Laser light (5) incident on (0) is a hologram (H1, H2) produced on a transparent substrate constituting the rotating plate (10).
Is passed twice, and the ratio (λ / d) between the wavelength (λ) of the laser beam and the pitch interval (d) of the hologram diffraction grating when passing once each is 0.4 to 1. There is provided a light beam scanning device characterized by being within the range of 1.

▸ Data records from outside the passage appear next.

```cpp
struct ProveRequest {
  const fe* d_wires = nullptr;
  const uint64_t* pub_inputs = nullptr;
  size_t num_inputs = 0;
  const uint64_t* blinders = nullptr;
// ... 26 lines not shown
  const uint32_t P;
  const size_t n, m, ps, num_inputs;
  const fe* const d_wires;
  const uint64_t* pub_inputs;
  const uint64_t* const* h_wires;
  const NttDomain* dom_n = nullptr;
  const Ntt3Domain* dom_q = nullptr;
  const fe omega;
  std::vector<uint64_t> pub_rows;
  std::vector<const fe*> key_ptrs;
  const fe* const* sig_of = nullptr;
  const fe* const* pkc_of = nullptr;
  std::vector<SolidityTranscript> tr;
  g1_jac* hj = nullptr;
  fe* h_tot = nullptr;
  fe* h_evals = nullptr;
  uint32_t* h_flags = nullptr;
  uint8_t* h_proofs = nullptr;
  const size_t proofs_bytes;
  std::vector<g1_affine> ha;

  ProveRun(Context& c_, const ProvePlan& pl_, const ProvingKey& K_, const ProveRequest& rq_)
      : side_drain{c_, false}, c(c_), s(c_.stream), pl(pl_), K(K_), rq(rq_), P(pl_.P), n(K_.n), m(K_.m), ps(K_.ps),
        num_inputs(rq_.num_inputs), d_wires(rq_.d_wires), pub_inputs(rq_.pub_inputs),
        h_wires(pl_.r1_copies ? rq_.h_wires : nullptr), omega(ntt_root_of_unity(K_.log_n)),
        proofs_bytes((size_t)pl_.P * td::kPrBytes) {}
  ProveRun(const ProveRun&) = delete;
  ProveRun& operator=(const ProveRun&) = delete;

  const ProvingKey& key_of(uint32_t p) const { return rq.keys ? *(*rq.keys)[p] : K; }
// ... 312 lines not shown
             (const fe*)w.den, n, w.inv_total, P);
    } else {
      launch("k_perm_total", k_perm_total, dim3(cdiv(P, 64)), dim3(64), 0, s, (const fe*)w.sfx, (const fe*)w.den, n,
             w.inv_total, P);
      return CAPGPU_OK;
    }
    return finish_and_commit_z();
  }

  int r3_body() {
    int r;
    const fe* pkc = K.pk_coset;
    if (K.recompute) {
      for (uint32_t p = 0; p < P; p++)
        if ((r = compute_pk_coset(s, K, w.pkc))) return r;
      pkc = w.pkc;
    }
    launch("k_quotient", k_quotient, dim3(P, cdiv(m, kThreads)), dim3(kThreads), 0, s, pkc, pkc_of,
           (const fe*)w.coset, (const fe*)dom_q->xs29, (const fe*)K.inv_nx1, (const Chal*)w.chal29, K.qc29, m, w.t);
    if ((r = run_ntt3_inv(s, K.log_m, w.t, P, w.pi))) return r;
    {
      size_t lo = NW * (n + 1) + 3;
      launch("k_check_degree", k_check_degree, dim3(cdiv(m - (lo - 1), kThreads), P), dim3(kThreads), 0, s,
             (const fe*)w.t, m, lo, w.flags);
    }
    return run_msm(s, *pl.B, w.t, m, NW, n + 2, n + 2, P * NW, w.comms);
  }
  static void r3_needs(const ProvePlan& pl, const ProvingKey& K, uint32_t cnt, ProveNeeds& nd) {
    if (K.recompute) nd.ntt(ntt3_scratch(K.log_m, 18));
    nd.ntt(ntt3_scratch(K.log_m, cnt));
    nd.msm(*pl.B, K.n + 2, cnt * NW);
  }

  std::vector<EvalDesc> make_edesc() const {
// ... 136 lines not shown
           return seg(1, [&]() -> int { return r3_wire_cosets(s); });
         })))
      return rc;
    trace("pb_r1_done", c.slot);
    std::vector<Chal> chal(P);
    parallel_for(P, [&](uint32_t p) {
      for (int i = 0; i < NW; i++) {
        append_g1(tr[p], ha[p * NW + i]);
        affine_to_words(ha[p * NW + i], proofs[p].wires_poly_comms[i]);
      }
      (void)get_challenge(tr[p]);
      chal[p].beta = get_challenge(tr[p]);
      chal[p].gamma = get_challenge(tr[p]);
      chal[p].alpha = Fr::zero();
      chal[p].alpha2 = Fr::zero();
    });
    CAP_HIP(hipMemcpyAsync(w.chal, chal.data(), sizeof(Chal) * P, hipMemcpyHostToDevice, s));

    if ((rc = seg(2, [&]() -> int { return r2_body(); }))) return rc;
    if (!pl.inv_on_device) {
      std::vector<fe> pref(P);
      fe* tot = h_tot;
      CAP_HIP(hipMemcpyAsync(tot, w.inv_total, sizeof(fe) * P, hipMemcpyDeviceToHost, s));
      CAP_HIP(wait_stream());
      fe acc = Fr::one();
      for (uint32_t p = 0; p < P; p++) {
        pref[p] = acc;
        if (!Fr::is_zero(tot[p])) acc = Fr::mul(acc, tot[p]);
      }
      acc = Fr::inv_fermat(acc);
      for (uint32_t p = P; p-- > 0;) {
// ... 4 lines not shown
      }
      CAP_HIP(hipMemcpyAsync(w.inv_total, tot, sizeof(fe) * P, hipMemcpyHostToDevice, s));
      if ((rc = seg(7, [&]() -> int { return finish_and_commit_z(); }))) return rc;
    }
    if ((rc = fetch_comms(P, [&]() -> int {
           if (pl.overlap) return CAPGPU_OK;
           return seg(3, [&]() -> int { return z_cosets(s); });
         })))
      return rc;
    trace("pb_r2_done", c.slot);
    parallel_for(P, [&](uint32_t p) {
      append_g1(tr[p], ha[p]);
      affine_to_words(ha[p], proofs[p].prod_perm_poly_comm);
      chal[p].alpha = get_challenge(tr[p]);
      chal[p].alpha2 = Fr::sqr(chal[p].alpha);
    });
    CAP_HIP(hipMemcpyAsync(w.chal, chal.data(), sizeof(Chal) * P, hipMemcpyHostToDevice, s));
    std::vector<Chal> chal29(P);
    parallel_for(P, [&](uint32_t p) {
      auto conv = [](const fe& a) { return Fr29::pack(Fr29::canonical(Fr29::from_ext(a))); };
      chal29[p].beta = conv(chal[p].beta);
      chal29[p].gamma = conv(chal[p].gamma);
      chal29[p].alpha = conv(chal[p].alpha);
      chal29[p].alpha2 = conv(chal[p].alpha2);
    });
    CAP_HIP(hipMemcpyAsync(w.chal29, chal29.data(), sizeof(Chal) * P, hipMemcpyHostToDevice, s));

    if ((rc = seg(4, [&]() -> int { return r3_body(); }))) return rc;
    uint32_t* flags = h_flags;
    CAP_HIP(hipMemcpyAsync(flags, w.flags, sizeof(uint32_t) * P, hipMemcpyDeviceToHost, s));
    if ((rc = fetch_comms(P * NW))) return rc;
    trace("pb_r3_done", c.slot);
    if ((rc = degree_verdict(flags))) return rc;
    std::vector<fe> zeta(P);
    std::vector<fe> pw((size_t)P * 4 * 24);
    parallel_for(P, [&](uint32_t p) {
      for (int i = 0; i < NW; i++) {
        append_g1(tr[p], ha[p * NW + i]);
        affine_to_words(ha[p * NW + i], proofs[p].split_quot_poly_comms[i]);
// ... 62 lines not shown
```

cap_amd/csrc/transcript_dev.hpp:

```cpp
#pragma once
#include <stddef.h>
#include <stdint.h>

#include "curve.hpp"
#include "field29.hpp"
#if defined(__HIPCC__) && !defined(CAP_TD_NO_KERNELS)
#include "plonk_kernels.hpp"
#endif

namespace cap {
namespace td {

struct SpongeMsg {
  const uint8_t *a, *b, *c;
  uint32_t la, lb, lc;
  uint32_t fork;
};
constexpr uint32_t kRate = 136;
CAP_HD uint32_t sponge_len(const SpongeMsg& m) { return m.la + m.lb + m.lc + m.fork; }
CAP_HD uint32_t sponge_blocks(const SpongeMsg& m) { return sponge_len(m) / kRate + 1; }
CAP_HD uint8_t sponge_byte(const SpongeMsg& m, uint32_t len, uint32_t end, uint32_t k, uint32_t half) {
  uint8_t v = 0;
  if (k < m.la) v = m.a[k];
  else if (k < m.la + m.lb) v = m.b[k - m.la];
// ... 361 lines not shown
      compress_g1(out[i], t.app + (size_t)p * kAppBytes + app_off + 32 * i);
    }
  }
  __syncthreads();
  KeccakTabs<LaneDev> tabs;
  tabs.init();
  constexpr uint32_t lapp = app_off + 32 * NPTS;
  if (ROUND == 1) {
    (void)draw(t, p, lapp, tabs);
    const fe beta = draw(t, p, lapp, tabs), gamma = draw(t, p, lapp, tabs);
    if (threadIdx.x == 0) {
      chal[p].beta = beta;
      chal[p].gamma = gamma;
      chal[p].alpha = Fr::zero();
      chal[p].alpha2 = Fr::zero();
      chal29[p].beta = to_internal(beta);
      chal29[p].gamma = to_internal(gamma);
      chal29[p].alpha = Fr::zero();
      chal29[p].alpha2 = Fr::zero();
    }
  } else if (ROUND == 2) {
    const fe alpha = draw(t, p, lapp, tabs);
    if (threadIdx.x == 0) {
      const fe a2 = Fr::sqr(alpha);
      chal[p].alpha = alpha;
      chal[p].alpha2 = a2;
      chal29[p].alpha = to_internal(alpha);
      chal29[p].alpha2 = to_internal(a2);
    }
  } else {
    const fe zeta = draw(t, p, lapp, tabs);
    if (threadIdx.x == 0) {
      zeta_out[p] = zeta;
      fe b4[4];
      zeta_bases(zeta, omega, b4);
      for (int q = 0; q < 4; q++) sh[q] = b4[q];
    }
    __syncthreads();
    if (threadIdx.x < 4) {
      fe x = sh[threadIdx.x];
      for (int b = 0; b < 24; b++) {
        pw[((size_t)p * 4 + threadIdx.x) * 24 + b] = x;
        x = Fr::sqr(x);
// ... 52 lines not shown
```

Baseline: 1406.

According to claim 7, as shown in FIG. 6, the hologram (H1) on one surface of the rotating plate (10) is an aberration formed by a plane wave perpendicular to the substrate and a first predetermined angle (θ1). And a hologram (H2) on the other surface of the rotating plate is composed of a plane wave perpendicular to the substrate and a second predetermined angle (θ2) different from the first predetermined angle (θ1). The light beam scanning device according to claim 6, wherein the light beam scanning device is manufactured by using a wave having an aberration.

According to the eighth aspect, as shown in FIG. 8, the hologram (H1) on one surface of the rotating plate (10) is provided with a third hologram.
Of the plane wave having the predetermined angle (θ3) and the wave having the aberration having the first predetermined angle (θ1), and the hologram (H2) on the other surface of the rotating plate is formed by the third predetermined angle. 7. The light beam scanning device according to claim 6, wherein the light beam scanning device is made of a plane wave composed of (θ3) and a plane wave composed of a second predetermined angle (θ2) different from the first predetermined angle (θ1). To be done.

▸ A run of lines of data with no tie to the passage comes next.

@@ -349,8 +380,15 @@
         split_small_grads_body<WgradKernelGeom<P, D, RCDM>::THREADS>(ra.t[z], bx, L, reinterpret_cast<float*>(smem));
         return;
     }
+    constexpr bool TK = WgradKernelGeom<P, D, RCDM>::TICKETS;
     if (id < a.n_embed_pad) {
-        if (id < a.n_embed_first) embed_wgrad_group_body<P, D, WgradKernelGeom<P, D, RCDM>::THREADS>(ea, id, smem);
+        if (id < a.n_embed_first) {
+            bool spare = false;
+            if constexpr (TK) {
+                if (a.ticket_slot >= 0) { spare = true; wgrad_tickets<P, D, WgradKernelGeom<P, D, RCDM>::THREADS>(a, ea, ra, smem); }
+            }
+            if (!spare) embed_wgrad_group_body<P, D, WgradKernelGeom<P, D, RCDM>::THREADS>(ea, id, smem);
+        }
         return;
     }
     id -= a.n_embed_pad;
@@ -370,6 +408,11 @@
     const unsigned int step = a.step_host + (a.step_dev ? *a.step_dev : 0u);
     wgrad_dispatch<P, D, RCDM>(tw, (int)a.job_block[job], slice, group, a.groups[t], a.slot[t], a.ntiles[t], a.tpg[t], a.rpt[t], a.seed,
                                step, smem);
+#ifndef M2M_WG_PROBE_TOWERS_ONLY
+    if constexpr (WgradKernelGeom<P, D, RCDM>::TICKETS) {
+        if (a.ticket_slot >= 0) wgrad_tickets<P, D, WgradKernelGeom<P, D, RCDM>::THREADS>(a, ea, ra, smem);
+    }
+#endif
 }
 
 static_assert(sizeof(WgradGroupArgs) + sizeof(EmbedWgradGroupArgs) + sizeof(SplitReduceArgs) <= 3840, "kernel arguments are limited to 4 KiB");
@@ -402,6 +445,28 @@
         if (k.g_ch_b1 != k.g_ch_w1 + (long)t->C * t->D || k.g_ch_w2 != k.g_ch_b1 + t->C) return false;
     }
     return true;
+}
+
+static int wgrad_ticket_slot(hipStream_t st) {
+    static std::mutex mu;
+    static std::vector<hipStream_t> seen;
+    std::lock_guard<std::mutex> lock(mu);
+    for (size_t i = 0; i < seen.size(); ++i)
+        if (seen[i] == st) return (int)i;
+    if (seen.size() >= WG_TICKET_SLOTS) return -1;
+    seen.push_back(st);
+    return (int)seen.size() - 1;
+}
+static int wgrad_embed_first() { static const int on = m2m_env_int("M2M_EMBED_FIRST", 1); return on; }
+static int wgrad_tickets_on() { static const int on = m2m_env_int("M2M_EMBED_TICKETS", 1); return on; }
+static int wgrad_cu_count() {
+    static std::mutex mu;
+    static int cus[64];
+    int dev = 0;
+    if (hipGetDevice(&dev) != hipSuccess || dev < 0 || dev >= 64) return 256;
+    std::lock_guard<std::mutex> lock(mu);
+    if (!cus[dev] && hipDeviceGetAttribute(&cus[dev], hipDeviceAttributeMultiprocessorCount, dev) != hipSuccess) cus[dev] = 256;
+    return cus[dev] > 0 ? cus[dev] : 256;
 }
 
 struct WgradPlan { int ntiles, nsl, groups, tpg, rpt, slot; };
@@ -531,8 +596,17 @@
     }
     const size_t lds_t = (size_t)KG::LDS_B;
     const size_t lds = lds_t > lds_e ? lds_t : lds_e;
-    static const int embed_first = m2m_env_int("M2M_EMBED_FIRST", 1);
-    if (ea.fast && n_embed_wgs && embed_first) { a.n_embed_first = n_embed_wgs; a.n_embed_pad = (n_embed_wgs + 7) & ~7; n_embed_wgs = 0; }
+    const int embed_first = wgrad_embed_first();
+    a.ticket_slot = -1;
+    bool tickets = false;
+    if constexpr (KG::TICKETS) {
+        if (ea.fast && n_embed_wgs && embed_first && wgrad_tickets_on()) {
+            a.ticket_slot = wgrad_ticket_slot(st);
+            tickets = a.ticket_slot >= 0;
+        }
+    }
+    if (tickets) { a.n_embed_units = n_embed_wgs; n_embed_wgs = 0; }
+    else if (ea.fast && n_embed_wgs && embed_first) { a.n_embed_first = n_embed_wgs; a.n_embed_pad = (n_embed_wgs + 7) & ~7; n_embed_wgs = 0; }
     SplitReduceArgs ra;
     memset(&ra, 0, sizeof(ra));
     for (int i = 0; i < n; ++i) {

According to the ninth aspect, as shown in FIG. 9, the hologram (H1) on one surface of the rotating plate (10) is formed into a fourth hologram.
Of a diverging spherical wave having a predetermined angle (θ4) and a predetermined focal length (F) and a wave having an aberration having a first predetermined angle (θ1), and a hologram on the other surface of the rotating plate. (H2) is a convergent spherical wave having a third predetermined angle (θ3) and a predetermined focal length (F) and a plane wave having a second predetermined angle (θ2) different from the first predetermined angle (θ1). A light beam scanning device according to claim 6, which is manufactured.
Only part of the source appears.